Thanks Slater, really appreciate it. I also put 0.12 grams of blu-tack to fill the chamfer so it’s ‘coupled’ to the bass port. Nothing scientific about the weight, but that’s the amount that was needed to fill the cavity.


----------



## Slater

willyboyaudio said:


> Thanks Slater, really appreciate it. I also put 0.12 grams of blu-tack to fill the chamfer so it’s ‘coupled’ to the bass port. Nothing scientific about the weight, but that’s the amount that was needed to fill the cavity.

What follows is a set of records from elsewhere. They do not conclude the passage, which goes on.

template <int TM, int NL, int LNB = 0, int SQ = 4>
__global__ void __launch_bounds__((8 + NL) * 64, (8 + NL + 3) / 4)
gemm_p3_nt_sq_kernel(const P3Gemm p) {
    constexpr int WM = 1, WN = 8, TN = 1, NW = 8, NSLOT = 3;
    constexpr int BM = TM * 32, BN = 256;
    constexpr int G = BM * 96 / 1024;
    constexpr int NG = (G + NL - 1) / NL;
    constexpr int NIQ = NG * SQ;
    constexpr int BLK = BM * 96, SLOT = SQ * BLK;
    static_assert(SQ == 4 && BLK % 1024 == 0 && NIQ <= 24, "slot");
    extern __shared__ __attribute__((aligned(16))) char lds[];

    const int tid = threadIdx.x, lane = tid & 63;
    const int wave = __builtin_amdgcn_readfirstlane(tid >> 6);
    const int tiles_n = (p.N + BN - 1) / BN;
    const unsigned lb = gte_xcd_remap(blockIdx.x, gridDim.x);
    const int tm = (int)(lb / (unsigned)tiles_n), tn = (int)(lb % (unsigned)tiles_n);
    const int m0 = tm * BM, n0 = tn * BN;
    const int KB1 = p.KB1, T = p.KB1 + p.KB2;
    const int S = (T + SQ - 1) / SQ;

    if (wave >= NW) {
        const int lw = wave - NW;
        const int rowsA = min(BM, p.M - m0);
        const int lda1 = (int)p.lda1, lda2 = (int)(p.A2 ? p.lda2 : p.lda1);
        const char* baseA1 = p.rowsA ? p.A1 : p.A1 + (long long)m0 * p.lda1;
        const char* baseA2 = p.A2 ? (p.rows_both ? p.A2 : p.A2 + (long long)m0 * p.lda2) : baseA1;
        const int recA1 = p.rowsA ? (int)(unsigned)p.res_bytes : rowsA * lda1;
        const int recA2 = p.rows_both ? (int)(unsigned)p.res_bytes2 : rowsA * lda2;
        constexpr int OOB = (int)0xfffffc00u;
        char* const scratch = lds + NSLOT * SLOT;
        int vo1[NG], vo2[NG];
        static_for<NG>([&](auto GI) {
            constexpr int g = decltype(GI)::value;
            const int gi = g * NL + lw;
            const int sl = gi * 64 + lane, row = sl / 6, part = sl - row * 6, sp = part ^ ((row >> 3) & 1);
            vo1[g] = gi >= G ? OOB : row * lda1 + sp * 16;
            vo2[g] = gi >= G ? OOB : row * lda2 + sp * 16;
            if (p.rowsA && gi < G) {
                const int rr = row < rowsA ? p.rowsA[m0 + row] : -1;
                vo1[g] = rr < 0 ? OOB : (int)((unsigned)rr * (unsigned)lda1 + (unsigned)(sp * 16));
                if (p.rows_both) vo2[g] = rr < 0 ? OOB : (int)((unsigned)rr * (unsigned)lda2 + (unsigned)(sp * 16));
            }
        });
        const __amdgpu_buffer_rsrc_t sa1 = __builtin_amdgcn_make_buffer_rsrc(const_cast<char*>(baseA1), 0, recA1, SRD_FLAGS);
        const __amdgpu_buffer_rsrc_t sa2 = __builtin_amdgcn_make_buffer_rsrc(const_cast<char*>(baseA2), 0, recA2, SRD_FLAGS);
        auto issue = [&](int s, char* slot) {
            static_for<NG>([&](auto GI) {
                constexpr int g = decltype(GI)::value;
                const int gi = g * NL + lw;
                static_for<SQ>([&](auto QI) {
                    constexpr int q = decltype(QI)::value;
#if P3_ABL & 1
                    if (s >= 2) return;
#endif
                    const int t = s * SQ + q;
                    const bool seg = t >= KB1;
                    const int vo = seg ? vo2[g] : vo1[g];
                    dma16(seg ? sa2 : sa1, gi < G ? slot + q * BLK + gi * 1024 : scratch,
                          (t < T && vo != OOB) ? vo + (seg ? t - KB1 : t) * 96 : OOB);
                });
            });
        };
        issue(0, lds);
        issue(1, lds + SLOT);
        wait_dma_barrier<NIQ>();
        int wr = 2;
        for (int s = 0; s < S; ++s) {
            issue(s + 2, lds + wr * SLOT);
            wr = wr + 1 == NSLOT ? 0 : wr + 1;
            wait_dma_barrier<NIQ>();
        }
        if constexpr (LNB != 0) asm volatile("s_waitcnt vmcnt(0)\n\ts_barrier" ::: "memory");
        return;
    }
    const int wn = wave;
    const int r = lane & 31, hsel = lane >> 5;
    const int a_rd = r * 96 + (hsel ^ ((r >> 3) & 1)) * 16;
    const int rowsB = min(BN, p.N - n0);
    const char* const baseB = p.B + (long long)n0 * 96;
    const int b_vo = (wn * 32 + r) * 96 + hsel * 16;
    const long long bsb = p.bsb;
    bf16x8 bq[4][3];
    auto load_b = [&](bf16x8 (&dst)[3], int t, bool valid) {
        const __amdgpu_buffer_rsrc_t sb = __builtin_amdgcn_make_buffer_rsrc(const_cast<char*>(baseB + (long long)min(t, T - 1) * bsb), 0,
                                                                            valid ? rowsB * 96 : 0, SRD_FLAGS);
        static_for<3>([&](auto PL) {
            constexpr int pl = decltype(PL)::value;
            dst[pl] = __builtin_bit_cast(bf16x8, __builtin_amdgcn_raw_buffer_load_b128(sb, b_vo + pl * 32, 0, 0));
        });
    };
    f32x16 acc[TM][1];
#pragma unroll
    for (int a = 0; a < TM; ++a)
#pragma unroll
        for (int e = 0; e < 16; ++e) acc[a][0][e] = 0.f;
    auto block = [&](const char* blk, const bf16x8 (&b)[3]) {
        bf16x8 fa[3][TM];
        static_for<3>([&](auto GQ) {
            constexpr int g = decltype(GQ)::value;
// ... 26 lines not shown
    auto nvalid = [&](int s) { return s >= S ? 0 : min(SQ, T - s * SQ); };
    int k0 = 0, nv = nvalid(0);
    load_b(bq[0], 0, 0 < nv);
    load_b(bq[1], 1, 1 < nv);
    load_b(bq[2], 2, 2 < nv);
    asm volatile("s_barrier" ::: "memory");
#if P3_ABL & 16
    const long long c0 = __builtin_amdgcn_s_memtime(), r0 = __builtin_amdgcn_s_memrealtime();
#endif
    int rd = 0;
    for (int s = 0; s < S; ++s) {
        const char* slot = lds + rd * SLOT;
        const int k1 = kfirst(s + 1), nv1 = nvalid(s + 1);
        static_for<SQ>([&](auto J) {
            constexpr int j = decltype(J)::value;
            if constexpr (j + 3 < SQ) load_b(bq[(j + 3) & 3], k0 + j + 3, j + 3 < nv);
            else load_b(bq[(j + 3) & 3], k1 + j + 3 - SQ, j + 3 - SQ < nv1);
            block(slot + j * BLK, bq[j]);
        });
        asm volatile("s_waitcnt lgkmcnt(0)\n\ts_barrier" ::: "memory");
        rd = rd + 1 == NSLOT ? 0 : rd + 1;
        k0 = k1; nv = nv1;
    }
#if P3_ABL & 16
    if (tid == 0 && p.slab) {
        long long* st = reinterpret_cast<long long*>(p.slab) + 2 * blockIdx.x;
        st[0] = __builtin_amdgcn_s_memtime() - c0;
        st[1] = __builtin_amdgcn_s_memrealtime() - r0;
    }
#endif
#if P3_ABL & 32
    if (p.K != 12345) return;
#endif
    lw_epilogue<WM, WN, TM, TN, LNB>(acc, lds, p, m0, n0, lb, wave, lane, tid);
}

#ifndef P3_TN_ABL
#define P3_TN_ABL 0
#endif
template <int WM, int WN, int WGS, bool MAP = false, bool BIG = false>
__global__ void __launch_bounds__(WM * WN * 64, (WM * WN * WGS + 3) / 4)
gemm_p3_tn_kernel(const P3Gemm p) {
    static_assert(!BIG || MAP, "64-bit rows: the row-mapped kernel");
    static_assert(!MAP || (WM == 2 && WN == 2), "row map: the 128 x 128 tile");
    constexpr int NW = WM * WN, TM = 2, TN = 2;
    constexpr int BM = WM * 64, BN = WN * 64, NBA = BM / 16, NBB = BN / 16;
    constexpr int RSA = NBA * 96, RSB = NBB * 96;
    constexpr int A_BYTES = 16 * RSA, B_BYTES = 16 * RSB;
    constexpr int A_INST = A_BYTES / 1024, B_INST = B_BYTES / 1024, N_INST = A_INST + B_INST;
    constexpr int NI = (N_INST + NW - 1) / NW;
    constexpr int STAGE = NI * NW * 1024;
    static_assert((NBA & (NBA - 1)) == 0 && (NBB & (NBB - 1)) == 0 && NBA >= 8 && NBB >= 8, "blocks per row: a power of two >= 8");
    extern __shared__ __attribute__((aligned(16))) char lds[];

    const int tid = threadIdx.x, lane = tid & 63;
    const int wave = __builtin_amdgcn_readfirstlane(tid >> 6);
    const int wm = wave / WN, wn = wave % WN;

    const int nsegs = p.Nseg > 0 ? 2 : 1, seg_cols = p.Nseg > 0 ? p.Nseg : p.N;
    const int seg_tiles = (seg_cols + BN - 1) / BN, tiles_n = nsegs * seg_tiles, tiles_m = (p.M + BM - 1) / BM;
    const unsigned ntile = (unsigned)(tiles_m * tiles_n);
    const unsigned lu = gte_xcd_remap(blockIdx.x, gridDim.x);
    const int split = (int)(lu / ntile);
    const unsigned lb = lu % ntile;
    const int tm = (int)(lb / (unsigned)tiles_n), tn = (int)(lb % (unsigned)tiles_n);
    const int nseg = tn / seg_tiles;
    const int m0 = tm * BM, n0 = (tn % seg_tiles) * BN;
// ... 379 lines not shown
    p.bsa1 = p.bsa2 = 96; p.bsb = sb.bs;
    p.M = (int)m; p.N = (int)n; p.splits = 1;
    if (o.rows) {
        p.rowsA = o.rows; p.res_bytes = o.n_res_rows * o.lda1;
        if (o.k2 > 0) { p.rows_both = 1; p.res_bytes2 = o.n_res_rows * o.lda2; }
        p.rows64 = (rows64_needed(p.res_bytes) || (o.k2 > 0 && rows64_needed(p.res_bytes2))) ? 1 : 0;
    }
    return GTE_OK;
}

template <int WM, int WN, int TM, int TN, int NBUF, int WGS>
void launch_ring(const P3Gemm& p, hipStream_t s) {
    constexpr int NW = WM * WN, BM = WM * TM * 32, BN = WN * TN * 32;
    constexpr int NI = ((BM + BN) * 96 / 1024 + NW - 1) / NW, shm = NBUF * NI * NW * 1024;
    static bool configured = false;
    set_lds_once(configured, &gemm_p3_nt_ring_kernel<WM, WN, TM, TN, NBUF, WGS>, shm);
    const dim3 grid((unsigned)(gte::ceil_div(p.M, BM) * gte::ceil_div(p.N, BN)));
    hipLaunchKernelGGL((gemm_p3_nt_ring_kernel<WM, WN, TM, TN, NBUF, WGS>), grid, dim3(NW * 64), shm, s, p);
}
template <int WM, int WN, int TM, int TN, int NL, int LNB = 0, bool BIG = false>
void launch_lw(const P3Gemm& p, hipStream_t s) {
    constexpr int BM = WM * TM * 32, BN = WN * TN * 32;
    constexpr int NI = ((BM + BN) * 96 / 1024 + NL - 1) / NL, shm = 3 * NI * NL * 1024;
    static_assert(LNB == 0 || (BN == 256 && shm >= TM * 32 * 256 * 4 && shm >= WM * WN * 3 * 256 * 4),
                  "the epilogue's row slice lives in the stage images");
    static bool configured = false;
    set_lds_once(configured, &gemm_p3_nt_lw_kernel<WM, WN, TM, TN, NL, LNB, BIG>, shm);
    const dim3 grid((unsigned)(gte::ceil_div(p.M, BM) * gte::ceil_div(p.N, BN)));
    hipLaunchKernelGGL((gemm_p3_nt_lw_kernel<WM, WN, TM, TN, NL, LNB, BIG>), grid, dim3((WM * WN + NL) * 64), shm, s, p);
}
template <int TM, int NL, int LNB>
void launch_sq(const P3Gemm& p, hipStream_t s) {
    constexpr int BM = TM * 32, shm = 3 * 4 * BM * 96 + 1024;
    static_assert(LNB == 0 || (shm >= BM * 256 * 4 && shm >= 8 * 3 * 256 * 4), "the epilogue's row slice lives in the slots");
    static bool configured = false;
    set_lds_once(configured, &gemm_p3_nt_sq_kernel<TM, NL, LNB>, shm);
    const dim3 grid((unsigned)(gte::ceil_div(p.M, BM) * gte::ceil_div(p.N, 256)));
    hipLaunchKernelGGL((gemm_p3_nt_sq_kernel<TM, NL, LNB>), grid, dim3((8 + NL) * 64), shm, s, p);
}

inline bool sq_applies(const P3Gemm& p) {
    if (p.ldb != 96 || p.bsb < 96 || p.rows64 || p.N > 256 || p.bsa1 != 96 || p.bsa2 != 96) return false;
    const int T = p.KB1 + p.KB2, S4 = 4 * ((T + 3) / 4);
    return T >= 32 && (S4 - T) * 12 <= T;
}
inline bool sq_plain_wanted(const P3Gemm& p) { return p.N > 128; }
struct NtCfg { int id, bm, bn, wgs; };
constexpr NtCfg kNtCfg[] = {{0, 64, 128, 3}, {1, 128, 128, 2}, {2, 128, 256, 1}, {3, 160, 256, 1}, {4, 192, 256, 1}, {5, 224, 256, 1},
                            {6, 256, 256, 1}};
thread_local int g_nt_cfg = -2;
int nt_choose(const P3Gemm& p, int cus) {
    const int forced = g_nt_cfg;
    if (forced >= 0 && forced <= 7) return forced;
    double best = 1e30;
    int bi = 0;
    for (const NtCfg& c : kNtCfg) {
        if (p.N <= 128 && c.bn > 128) continue;
        const int64_t tiles = gte::ceil_div(p.M, c.bm) * gte::ceil_div(p.N, c.bn);
        const int64_t rounds = gte::ceil_div(tiles, (int64_t)cus * c.wgs);
        const double penalty = c.bm * c.bn >= 128 * 256 ? 1.0 : (c.bm * c.bn >= 128 * 128 ? 1.15 : 1.35);
        const double t = (double)rounds * c.wgs * c.bm * c.bn * penalty;
        if (t < best) { best = t; bi = c.id; }
    }
    return bi;
}
inline int one_round_row_tile(int64_t m, int64_t cus, int min_tile = 32) {
    for (int t = 32; t <= 96; t += 32)
// ... 108 lines not shown
                              int relu, int accumulate, void* stream) {
    return gte::gemm_p3_nt({a1, lda1, k1, a2, lda2, k2, b, ldb, nullptr, 0}, bias, bias_cols, c, ldc, m, n, relu, accumulate, stream);
}

extern "C" int gte_gemm_p3_nt_rows(const void* a_res, int64_t ldpa, int64_t k, const int32_t* a_rows, int64_t n_res_rows, const void* b,
                                   int64_t ldpb, const float* bias, int64_t bias_cols, float* c, int64_t ldc, int64_t m, int64_t n,
                                   int relu, int accumulate, void* stream) {
    if (!a_rows) return gte::fail(GTE_ERR_INVALID_ARGUMENT, "gemm_p3_nt_rows: null row map");
    return gte::gemm_p3_nt({a_res, ldpa, k, nullptr, 0, 0, b, ldpb, a_rows, n_res_rows}, bias, bias_cols, c, ldc, m, n, relu, accumulate,
                           stream, "gemm_p3_nt_rows");
}

extern "C" int gte_gemm_p3_nt_rows2(const void* a_res, int64_t ldpa, const void* a2_res, int64_t ldpa2, int64_t k, const int32_t* a_rows,
                                    int64_t n_res_rows, const void* b, int64_t ldpb, const float* bias, int64_t bias_cols, float* c,
                                    int64_t ldc, int64_t m, int64_t n, int relu, int accumulate, void* stream) {
    if (!a_rows || !a2_res) return gte::fail(GTE_ERR_INVALID_ARGUMENT, "gemm_p3_nt_rows2: null row map / second image");
    return gte::gemm_p3_nt({a_res, ldpa, k, a2_res, ldpa2, k, b, ldpb, a_rows, n_res_rows}, bias, bias_cols, c, ldc, m, n, relu, accumulate,
                           stream, "gemm_p3_nt_rows2");
}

Great idea - can’t go wrong with mass loading the driver even more


----------



## willyboyaudio

After listening for 2 weeks, I found my H840 rather lifeless, so much that I put it in storage, in favor of my SR850. Then I tried reversing the magnets again, this time chamfered side up. I tried listening without additional magnets, chamfered side down, and chamfered side up. I conclude that chamfered side down brings out the mids but the rendition is lifeless. Putting it chamfered side up seems to bring things back to normal and then improve some.


----------



## legopart

willyboyaudio said:


> After listening for 2 weeks, I found my H840 rather lifeless, so much that I put it in storage, in favor of my SR850. Then I tried reversing the magnets again, this time chamfered side up. I tried listening without additional magnets, chamfered side down, and chamfered side up. I conclude that chamfered side down brings out the mids but the rendition is lifeless. Putting it chamfered side up seems to bring things back to normal and then improve some.


Less then 1$ for polarity measurement tool
https://www.ebay.com/itm/30mm-Mini-...el-Navigation-Wild-Survival-T-SE/133273684886


----------



## Slater

willyboyaudio said:


> After listening for 2 weeks, I found my H840 rather lifeless, so much that I put it in storage, in favor of my SR850. Then I tried reversing the magnets again, this time chamfered side up. I tried listening without additional magnets, chamfered side down, and chamfered side up. I conclude that chamfered side down brings out the mids but the rendition is lifeless. Putting it chamfered side up seems to bring things back to normal and then improve some.



Nice. I agree that you really need to try the magnets both ways.

There’s no way to know what pole orientation the stock magnet is using. So trying the stacked magnet both ways allows you to check for any differences that may exist.


----------



## legopart

Slater said:


> Nice. I agree that you really need to try the magnets both ways.
> 
> There’s no way to know what pole orientation the stock magnet is using. So trying the stacked magnet both ways allows you to check for any differences that may exist.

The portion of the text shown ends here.